Content starts
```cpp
__global__ void pyramid_resize_norm(const uint8_t* __restrict__ frames, int N, int H, int W, int hs, int ws,
                                    float* __restrict__ out) {
    int64_t t = (int64_t)blockIdx.x * blockDim.x + threadIdx.x;
    int64_t total = (int64_t)N * hs * ws;
    if (t >= total) return;
    int x = (int)(t % ws);
    int y = (int)((t / ws) % hs);
    int n = (int)(t / ((int64_t)ws * hs));
    const float ry = (float)H / (float)hs, rx = (float)W / (float)ws;
    Lerp ly = lerp_coord(y, ry, H), lx = lerp_coord(x, rx, W);
    const uint8_t* f = frames + (int64_t)n * H * W * 3;
    const uint8_t* r0 = f + (int64_t)ly.i0 * W * 3;
    const uint8_t* r1 = f + (int64_t)ly.i1 * W * 3;
    float* o = out + t * 3;
#pragma unroll
    for (int c = 0; c < 3; ++c) {
        int ci = 2 - c;
        float v = bilerp((float)r0[lx.i0 * 3 + ci], (float)r0[lx.i1 * 3 + ci], (float)r1[lx.i0 * 3 + ci],
                         (float)r1[lx.i1 * 3 + ci], lx.w, ly.w);
        o[c] = (v - 127.5f) * 0.0078125f;
    }
}

// ... 260 lines not shown
    const int cell = b * 256 + threadIdx.x;
    bool pass = false;
    float p = 0.f;
    const float* h = t.head[l] + ((int64_t)f * cells + (cell < cells ? cell : 0)) * 6;
    if (cell < cells && dl_may_pass(t.dl[l][(int64_t)f * cells + cell], dl_min)) {
        p = softmax2_face(h[0], h[1]);
        pass = p >= thr;
    }
    const int lane = threadIdx.x & 63, wv = threadIdx.x >> 6;
    unsigned long long m = __ballot(pass);
    if (lane == 0) wsum[wv] = __popcll(m);
    __syncthreads();
    int woff = 0;
    for (int i = 0; i < wv; ++i) woff += wsum[i];
    const int rank = base + woff + __popcll(m & ((1ull << lane) - 1ull));
    if (pass && rank < cap) {
        const int cy = cell / wc, cx = cell - cy * wc;
        const int64_t o = (int64_t)f * cap + rank;
        float4 bx;
        bx.x = floorf((2.0f * (float)cx + 1.0f) / scale);
        bx.y = floorf((2.0f * (float)cy + 1.0f) / scale);
        bx.z = floorf((2.0f * (float)cx + 12.0f) / scale);
        bx.w = floorf((2.0f * (float)cy + 12.0f) / scale);
        *reinterpret_cast<float4*>(t.boxes[l] + o * 4) = bx;
        t.scores[l][o] = p;
        *reinterpret_cast<float4*>(t.regs[l] + o * 4) = make_float4(h[2], h[3], h[4], h[5]);
    }
    if (b == nb - 1 && threadIdx.x == 0) {
        int total = base + wsum[0] + wsum[1] + wsum[2] + wsum[3];
        t.counts[l][f] = total < cap ? total : cap;
    }
}

int fr_pnet_candidates_levels_launch(const fr_pnet_level* lv, int nlevels, int nframes, float thr, int cap, float dl_min, hipStream_t s) {
    PCandLevels t;
    t.nlevels = nlevels;
    int total = 0;
    for (int l = 0; l < nlevels; ++l) {
        const int hc = lv[l].H1 - 4, wc = lv[l].W1 - 4;
        t.head[l] = lv[l].head; t.dl[l] = reinterpret_cast<const float*>(lv[l].workspace);
        t.boxes[l] = lv[l].boxes; t.scores[l] = lv[l].scores; t.regs[l] = lv[l].regs; t.counts[l] = lv[l].counts;
        t.block_counts[l] = lv[l].block_counts;
        t.cells[l] = hc * wc; t.wc[l] = wc; t.scale[l] = lv[l].scale;
        t.first[l] = total;
        total += fr_cdiv(hc * wc, 256);
    }
    t.first[nlevels] = total;
    dim3 grid(total, nframes);
    pnet_count_levels<<<grid, 256, 0, s>>>(t, thr, dl_min);
    FR_CHECK_LAUNCH("pnet_count_levels");
    pnet_emit_levels<<<grid, 256, 0, s>>>(t, thr, cap, dl_min);
    FR_CHECK_LAUNCH("pnet_emit_levels");
    return FR_OK;
}

extern "C" int fr_pnet_candidates(const float* head, int nframes, int hc, int wc, float scale, float thr, int cap,
                                  float* boxes, float* scores, float* regs, int32_t* counts, int32_t* block_counts,
                                  float* prob_out, const float* dl, float dl_min, fr_stream_t stream) {
    FR_REQUIRE(head && boxes && scores && regs && counts && block_counts, "fr_pnet_candidates: null pointer");
    FR_REQUIRE(nframes > 0 && hc > 0 && wc > 0 && cap > 0 && scale > 0.f, "fr_pnet_candidates: bad argument");
    const int cells = hc * wc;
    dim3 grid(fr_cdiv(cells, 256), nframes);
    hipStream_t s = fr_stream(stream);
    pnet_count<<<grid, 256, 0, s>>>(head, cells, thr, block_counts, prob_out, dl, dl_min);
    FR_CHECK_LAUNCH("pnet_count");
    pnet_emit<<<grid, 256, 0, s>>>(head, cells, wc, scale, thr, cap, block_counts, boxes, scores, regs, counts, dl, dl_min);
    FR_CHECK_LAUNCH("pnet_emit");
    return FR_OK;
}

__global__ void box_refine(float* __restrict__ boxes, const float* __restrict__ aux, int naux,
                           const int32_t* __restrict__ counts, int L, int cap, int mode) {
    int t = blockIdx.x * blockDim.x + threadIdx.x;
    if (t >= L * cap) return;
    int l = t / cap, i = t - l * cap;
    if (i >= counts[l]) return;
    float4 b = *reinterpret_cast<float4*>(boxes + (int64_t)t * 4);
    const float* r = aux + (int64_t)t * naux;
    float add = mode == 0 ? 0.0f : 1.0f;
    float w = b.z - b.x + add, h = b.w - b.y + add;
    float x1 = b.x + r[0] * w, y1 = b.y + r[1] * h, x2 = b.z + r[2] * w, y2 = b.w + r[3] * h;
    if (mode != 2) {
        float hh = y2 - y1, ww = x2 - x1;
        float l2 = fmaxf(ww, hh);
        x1 = x1 + ww * 0.5f - l2 * 0.5f;
        y1 = y1 + hh * 0.5f - l2 * 0.5f;
// ... 141 lines not shown
```

facerecognition_infrenceengine_amd/csrc/pnet_fused.hip:

```cpp
#include "detect_math.h"

#define P23_RH 8
#define P23_RW 32
#define P23_X1W (P23_RW + 4)
#define P23_X1PX ((P23_RH + 4) * P23_X1W)
#define P23_X2W (P23_RW + 2)
#define P23_X2PX ((P23_RH + 2) * P23_X2W)
#define P23_X2T ((P23_X2PX + 15) / 16)
#define P23_NT 512
#define P23_X1PL (448 * 32)
#define P23_X2PL (P23_X2PX * 32)

struct P23Args {
    const float* x1;
    const unsigned char* x1s;
    unsigned x1s_bytes;
    const float* w2; const float* b2; const float* s2;
    const float* w3; const float* b3; const float* s3;
    const float* hw; const float* hb;
    float* head;
    float* dl;
    int all_heads;
    int* list; int* counts; int seg_cap;
    float logit_thr;
// ... 384 lines not shown
    P23Args a;
    a.x1 = x1; a.x1s = (const unsigned char*)x1s; a.x1s_bytes = (unsigned)((int64_t)B * H1 * W1 * 64); a.w2 = w2; a.b2 = b2; a.s2 = s2; a.w3 = w3; a.b3 = b3; a.s3 = s3; a.hw = hw; a.hb = hb; a.head = head; a.all_heads = all_heads & 1;
    a.B = B; a.H1 = H1; a.W1 = W1; a.H3 = H1 - 4; a.W3 = W1 - 4;
    a.tiles_x = (a.W3 + P23_RW - 1) / P23_RW; a.tiles_y = (a.H3 + P23_RH - 1) / P23_RH;
    long long ncell, nt; int grid, seg_cap;
    p23_layout(B, H1, W1, ncell, nt, grid, seg_cap);
    FR_REQUIRE(nt < (1ll << 31) && ncell < (1ll << 31), "fr_pnet23_split_f16: too many tiles");
    const size_t need = fr_pnet23_workspace_bytes(B, H1, W1);
    FR_REQUIRE(workspace && workspace_bytes >= need, "fr_pnet23_split_f16: workspace needs %zu bytes (fr_pnet23_workspace_bytes)", need);
    a.dl = reinterpret_cast<float*>(workspace);
    a.counts = reinterpret_cast<int*>(a.dl + ncell);
    a.list = a.counts + 512;
    a.seg_cap = seg_cap;
    a.logit_thr = refine_logit_thr;
    a.band_hi = refine_band_hi;
    a.ntiles = (int)nt;
    constexpr size_t lds = (size_t)2 * P23_X1PL + (size_t)2 * P23_X2PL + 30 * 1024 + 108 * 4;
    static FrDevLatch latch;
    if (!fr_raise_lds(reinterpret_cast<const void*>(pnet23_split_f16), lds, latch)) { fr_set_error("fr_pnet23_split_f16: cannot raise dynamic LDS"); return FR_E_LAUNCH; }
    hipStream_t s = fr_stream(stream);
    pnet23_split_f16<<<grid, P23_NT, lds, s>>>(a);
    FR_CHECK_LAUNCH("pnet23_split_f16");
    if (all_heads & 2) return FR_OK;
    PRefArgs r;
    r.x1 = x1; r.w2 = w2; r.b2 = b2; r.s2 = s2; r.w3 = w3; r.b3 = b3; r.s3 = s3; r.hw = hw; r.hb = hb; r.head = head;
    r.list = a.list; r.counts = a.counts; r.seg_cap = seg_cap;
    r.B = B; r.H1 = H1; r.W1 = W1; r.H3 = a.H3; r.W3 = a.W3; r.counter = refined_count;
    pnet_refine_mfma<<<grid, 256, 0, s>>>(r);
    FR_CHECK_LAUNCH("pnet_refine_mfma");
    return FR_OK;
}

int fr_pnet_candidates_levels_launch(const fr_pnet_level* lv, int nlevels, int nframes, float thr, int cap, float dl_min, hipStream_t s);

extern "C" int fr_pnet_finish_levels(const fr_pnet_level* levels, int nlevels, int nframes, const float* w2, const float* b2,
                                     const float* s2, const float* w3, const float* b3, const float* s3, const float* hw,
                                     const float* hb, float thr, int cap, float dl_min, int32_t* refined_count, fr_stream_t stream) {
    FR_REQUIRE(levels && nlevels > 0 && nlevels <= PREF_MAXL && nframes > 0 && cap > 0, "fr_pnet_finish_levels: 1 .. %d levels", PREF_MAXL);
    FR_REQUIRE(w2 && b2 && s2 && w3 && b3 && s3 && hw && hb, "fr_pnet_finish_levels: null pointer");
    PRefLevels t;
    t.nlevels = nlevels;
    int total = 0;
    for (int l = 0; l < nlevels; ++l) {
        const fr_pnet_level& L = levels[l];
        FR_REQUIRE(L.x1 && L.head && L.workspace && L.boxes && L.scores && L.regs && L.counts && L.block_counts && L.H1 >= 5 && L.W1 >= 5 && L.scale > 0.f,
                   "fr_pnet_finish_levels: level %d: bad entry", l);
        long long ncell, nt; int grid, seg_cap;
        p23_layout(nframes, L.H1, L.W1, ncell, nt, grid, seg_cap);
        float* dl = reinterpret_cast<float*>(L.workspace);
        const int* counts = reinterpret_cast<const int*>(dl + ncell);
        t.x1[l] = L.x1; t.head[l] = L.head; t.counts[l] = counts; t.list[l] = counts + 512;
        t.seg_cap[l] = seg_cap; t.H1[l] = L.H1; t.W1[l] = L.W1;
        t.first[l] = total;
        total += grid;
    }
    t.first[nlevels] = total;
    PRefArgs r;
    r.x1 = nullptr; r.w2 = w2; r.b2 = b2; r.s2 = s2; r.w3 = w3; r.b3 = b3; r.s3 = s3; r.hw = hw; r.hb = hb; r.head = nullptr;
    r.list = nullptr; r.counts = nullptr; r.seg_cap = 0; r.B = nframes; r.H1 = r.W1 = r.H3 = r.W3 = 0; r.counter = refined_count;
    hipStream_t s = fr_stream(stream);
    pnet_refine_levels<<<total, 256, 0, s>>>(r, t);
    FR_CHECK_LAUNCH("pnet_refine_levels");
    return fr_pnet_candidates_levels_launch(levels, nlevels, nframes, thr, cap, dl_min, s);
}
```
Content ends
### Exercise goal
Search the entries for the string "blockIdx". Copy every line that has it.

### Response to the exercise
    int64_t t = (int64_t)blockIdx.x * blockDim.x + threadIdx.x;
    int t = blockIdx.x * blockDim.x + threadIdx.x;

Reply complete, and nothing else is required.